◆ Exercise: Where the records below have a line with "return", that line is to be copied.
== Records for processing
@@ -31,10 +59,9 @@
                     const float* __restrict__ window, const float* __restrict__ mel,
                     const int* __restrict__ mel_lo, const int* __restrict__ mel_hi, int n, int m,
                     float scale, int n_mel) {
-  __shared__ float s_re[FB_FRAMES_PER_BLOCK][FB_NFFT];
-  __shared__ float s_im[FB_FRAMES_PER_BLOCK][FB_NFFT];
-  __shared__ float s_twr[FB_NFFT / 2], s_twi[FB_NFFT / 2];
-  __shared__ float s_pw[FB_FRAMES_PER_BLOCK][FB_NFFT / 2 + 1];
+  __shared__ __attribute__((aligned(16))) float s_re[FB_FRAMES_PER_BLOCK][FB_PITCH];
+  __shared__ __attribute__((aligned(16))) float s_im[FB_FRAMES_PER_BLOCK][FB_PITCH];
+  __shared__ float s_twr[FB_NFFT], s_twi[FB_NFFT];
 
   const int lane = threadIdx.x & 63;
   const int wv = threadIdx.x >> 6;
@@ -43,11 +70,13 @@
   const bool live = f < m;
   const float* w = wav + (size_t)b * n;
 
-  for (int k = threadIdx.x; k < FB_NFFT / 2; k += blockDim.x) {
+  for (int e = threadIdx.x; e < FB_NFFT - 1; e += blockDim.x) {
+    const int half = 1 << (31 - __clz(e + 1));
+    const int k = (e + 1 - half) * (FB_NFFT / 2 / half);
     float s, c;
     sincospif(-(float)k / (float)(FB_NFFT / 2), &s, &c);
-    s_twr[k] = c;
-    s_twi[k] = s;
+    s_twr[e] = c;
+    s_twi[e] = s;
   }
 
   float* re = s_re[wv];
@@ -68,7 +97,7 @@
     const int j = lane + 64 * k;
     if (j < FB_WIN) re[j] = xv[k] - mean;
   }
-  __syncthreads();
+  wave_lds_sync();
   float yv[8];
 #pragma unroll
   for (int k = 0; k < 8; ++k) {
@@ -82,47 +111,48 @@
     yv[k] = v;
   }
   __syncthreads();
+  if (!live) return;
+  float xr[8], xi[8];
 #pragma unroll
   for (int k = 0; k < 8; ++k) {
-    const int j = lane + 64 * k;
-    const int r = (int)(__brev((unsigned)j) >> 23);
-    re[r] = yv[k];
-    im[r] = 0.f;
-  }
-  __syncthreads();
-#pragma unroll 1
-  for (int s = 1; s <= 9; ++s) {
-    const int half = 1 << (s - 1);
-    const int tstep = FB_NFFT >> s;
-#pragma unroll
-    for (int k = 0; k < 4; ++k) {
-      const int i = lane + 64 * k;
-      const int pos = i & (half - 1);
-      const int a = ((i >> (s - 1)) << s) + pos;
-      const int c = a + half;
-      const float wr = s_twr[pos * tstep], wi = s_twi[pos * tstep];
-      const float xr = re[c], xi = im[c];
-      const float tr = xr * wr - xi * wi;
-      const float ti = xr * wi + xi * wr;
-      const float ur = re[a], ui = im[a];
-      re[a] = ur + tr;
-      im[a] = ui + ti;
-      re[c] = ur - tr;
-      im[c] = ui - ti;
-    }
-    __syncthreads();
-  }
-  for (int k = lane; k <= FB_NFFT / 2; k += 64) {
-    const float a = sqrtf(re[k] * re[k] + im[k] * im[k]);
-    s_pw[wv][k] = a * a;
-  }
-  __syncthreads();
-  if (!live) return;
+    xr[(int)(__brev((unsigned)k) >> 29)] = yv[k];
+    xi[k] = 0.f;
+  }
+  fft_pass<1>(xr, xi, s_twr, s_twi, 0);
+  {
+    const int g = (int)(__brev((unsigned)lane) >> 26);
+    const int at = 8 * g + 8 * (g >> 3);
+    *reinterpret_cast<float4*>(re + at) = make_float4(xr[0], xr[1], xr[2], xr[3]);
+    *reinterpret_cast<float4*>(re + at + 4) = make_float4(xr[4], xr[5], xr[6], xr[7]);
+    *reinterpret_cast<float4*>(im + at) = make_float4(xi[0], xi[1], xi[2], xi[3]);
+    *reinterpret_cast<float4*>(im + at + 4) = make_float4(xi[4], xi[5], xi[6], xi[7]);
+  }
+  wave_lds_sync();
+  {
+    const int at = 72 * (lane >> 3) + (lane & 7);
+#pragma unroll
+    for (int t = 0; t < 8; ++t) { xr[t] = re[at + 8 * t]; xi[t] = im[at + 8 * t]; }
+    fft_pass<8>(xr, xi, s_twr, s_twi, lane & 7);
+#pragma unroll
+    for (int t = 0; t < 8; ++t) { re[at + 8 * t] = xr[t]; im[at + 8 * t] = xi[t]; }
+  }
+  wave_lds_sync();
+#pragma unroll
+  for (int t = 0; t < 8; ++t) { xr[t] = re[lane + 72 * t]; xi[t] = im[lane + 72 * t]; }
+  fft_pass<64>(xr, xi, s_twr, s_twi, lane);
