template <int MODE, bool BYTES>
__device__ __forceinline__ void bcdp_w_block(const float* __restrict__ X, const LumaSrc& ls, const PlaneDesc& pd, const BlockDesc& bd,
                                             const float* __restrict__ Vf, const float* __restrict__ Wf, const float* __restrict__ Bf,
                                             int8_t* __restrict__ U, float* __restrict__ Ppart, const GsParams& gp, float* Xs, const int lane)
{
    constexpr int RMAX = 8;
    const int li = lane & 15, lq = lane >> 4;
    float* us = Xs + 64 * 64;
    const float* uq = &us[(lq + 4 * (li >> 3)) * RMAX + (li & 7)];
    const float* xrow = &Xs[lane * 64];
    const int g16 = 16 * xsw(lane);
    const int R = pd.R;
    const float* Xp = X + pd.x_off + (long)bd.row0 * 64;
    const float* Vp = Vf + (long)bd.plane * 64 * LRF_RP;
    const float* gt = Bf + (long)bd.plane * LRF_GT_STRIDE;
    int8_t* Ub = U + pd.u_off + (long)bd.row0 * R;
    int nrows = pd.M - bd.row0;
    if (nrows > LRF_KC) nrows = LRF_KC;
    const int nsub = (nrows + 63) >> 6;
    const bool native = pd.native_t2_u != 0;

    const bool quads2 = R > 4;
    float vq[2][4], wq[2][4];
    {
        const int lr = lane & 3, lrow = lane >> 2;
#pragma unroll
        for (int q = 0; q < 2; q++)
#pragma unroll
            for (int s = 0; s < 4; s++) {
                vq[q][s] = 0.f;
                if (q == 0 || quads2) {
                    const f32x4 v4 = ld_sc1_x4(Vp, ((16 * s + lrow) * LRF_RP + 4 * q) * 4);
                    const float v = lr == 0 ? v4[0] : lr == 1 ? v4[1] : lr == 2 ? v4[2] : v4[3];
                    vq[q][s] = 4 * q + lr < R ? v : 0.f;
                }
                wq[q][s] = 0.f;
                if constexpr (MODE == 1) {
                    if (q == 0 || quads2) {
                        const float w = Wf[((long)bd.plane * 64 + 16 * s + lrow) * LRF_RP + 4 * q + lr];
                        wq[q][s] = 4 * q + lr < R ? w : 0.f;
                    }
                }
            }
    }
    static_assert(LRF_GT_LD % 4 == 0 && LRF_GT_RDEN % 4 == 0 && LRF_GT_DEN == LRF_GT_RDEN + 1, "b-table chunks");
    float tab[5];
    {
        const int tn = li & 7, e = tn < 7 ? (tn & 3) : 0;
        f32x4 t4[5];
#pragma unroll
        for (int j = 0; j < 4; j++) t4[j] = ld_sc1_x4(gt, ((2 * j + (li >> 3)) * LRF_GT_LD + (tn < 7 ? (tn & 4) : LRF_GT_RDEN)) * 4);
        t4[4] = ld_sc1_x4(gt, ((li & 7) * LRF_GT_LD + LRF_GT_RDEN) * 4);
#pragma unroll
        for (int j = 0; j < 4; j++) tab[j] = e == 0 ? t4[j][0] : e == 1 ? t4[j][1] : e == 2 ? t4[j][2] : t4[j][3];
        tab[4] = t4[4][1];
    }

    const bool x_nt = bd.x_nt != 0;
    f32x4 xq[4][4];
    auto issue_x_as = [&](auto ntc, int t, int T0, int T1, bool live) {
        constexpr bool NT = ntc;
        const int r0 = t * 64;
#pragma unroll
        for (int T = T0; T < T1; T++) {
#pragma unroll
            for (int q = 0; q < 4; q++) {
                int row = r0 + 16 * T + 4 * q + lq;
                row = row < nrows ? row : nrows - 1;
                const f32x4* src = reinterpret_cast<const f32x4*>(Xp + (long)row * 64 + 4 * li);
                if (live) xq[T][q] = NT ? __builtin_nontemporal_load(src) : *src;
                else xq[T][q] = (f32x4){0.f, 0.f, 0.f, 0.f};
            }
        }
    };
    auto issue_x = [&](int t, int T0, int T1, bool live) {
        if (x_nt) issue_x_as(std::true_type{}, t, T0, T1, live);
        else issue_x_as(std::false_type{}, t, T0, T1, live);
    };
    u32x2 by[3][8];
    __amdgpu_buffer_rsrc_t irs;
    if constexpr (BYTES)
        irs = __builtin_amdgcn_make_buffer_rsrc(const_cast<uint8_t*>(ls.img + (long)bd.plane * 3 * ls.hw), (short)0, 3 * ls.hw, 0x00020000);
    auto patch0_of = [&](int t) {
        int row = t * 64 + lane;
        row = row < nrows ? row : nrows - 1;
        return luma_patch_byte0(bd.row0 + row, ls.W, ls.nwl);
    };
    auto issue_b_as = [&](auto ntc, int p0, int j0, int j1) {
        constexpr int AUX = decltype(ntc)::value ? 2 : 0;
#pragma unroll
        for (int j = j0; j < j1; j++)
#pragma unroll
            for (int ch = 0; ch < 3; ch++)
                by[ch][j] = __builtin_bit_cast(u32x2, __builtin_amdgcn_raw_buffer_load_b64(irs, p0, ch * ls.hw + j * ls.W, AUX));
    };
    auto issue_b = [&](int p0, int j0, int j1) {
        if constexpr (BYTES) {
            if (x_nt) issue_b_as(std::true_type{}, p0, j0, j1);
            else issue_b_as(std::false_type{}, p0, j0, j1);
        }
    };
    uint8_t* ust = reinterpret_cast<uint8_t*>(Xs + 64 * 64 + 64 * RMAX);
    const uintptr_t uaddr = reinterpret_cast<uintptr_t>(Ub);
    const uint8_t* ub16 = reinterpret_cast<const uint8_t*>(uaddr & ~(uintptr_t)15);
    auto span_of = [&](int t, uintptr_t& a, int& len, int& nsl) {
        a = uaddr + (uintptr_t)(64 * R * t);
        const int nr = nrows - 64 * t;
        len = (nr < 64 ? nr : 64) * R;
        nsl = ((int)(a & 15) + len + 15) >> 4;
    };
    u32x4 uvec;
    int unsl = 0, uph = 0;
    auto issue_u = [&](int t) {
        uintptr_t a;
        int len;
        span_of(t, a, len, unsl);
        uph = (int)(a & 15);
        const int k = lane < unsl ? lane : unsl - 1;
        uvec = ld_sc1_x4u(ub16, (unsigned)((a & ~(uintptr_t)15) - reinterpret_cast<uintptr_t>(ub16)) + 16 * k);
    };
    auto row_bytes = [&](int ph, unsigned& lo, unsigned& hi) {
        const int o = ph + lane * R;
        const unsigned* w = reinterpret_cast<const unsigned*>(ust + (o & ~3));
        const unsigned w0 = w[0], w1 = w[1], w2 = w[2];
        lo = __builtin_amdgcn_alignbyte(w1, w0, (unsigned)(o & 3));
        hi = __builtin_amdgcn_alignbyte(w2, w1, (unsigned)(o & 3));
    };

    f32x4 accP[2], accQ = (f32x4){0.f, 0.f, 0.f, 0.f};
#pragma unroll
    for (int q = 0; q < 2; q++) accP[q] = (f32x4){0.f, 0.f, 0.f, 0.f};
====
◆ Result of this exercise:
+  if (!live) return;
-  if (!live) return;
        return luma_patch_byte0(bd.row0 + row, ls.W, ls.nwl);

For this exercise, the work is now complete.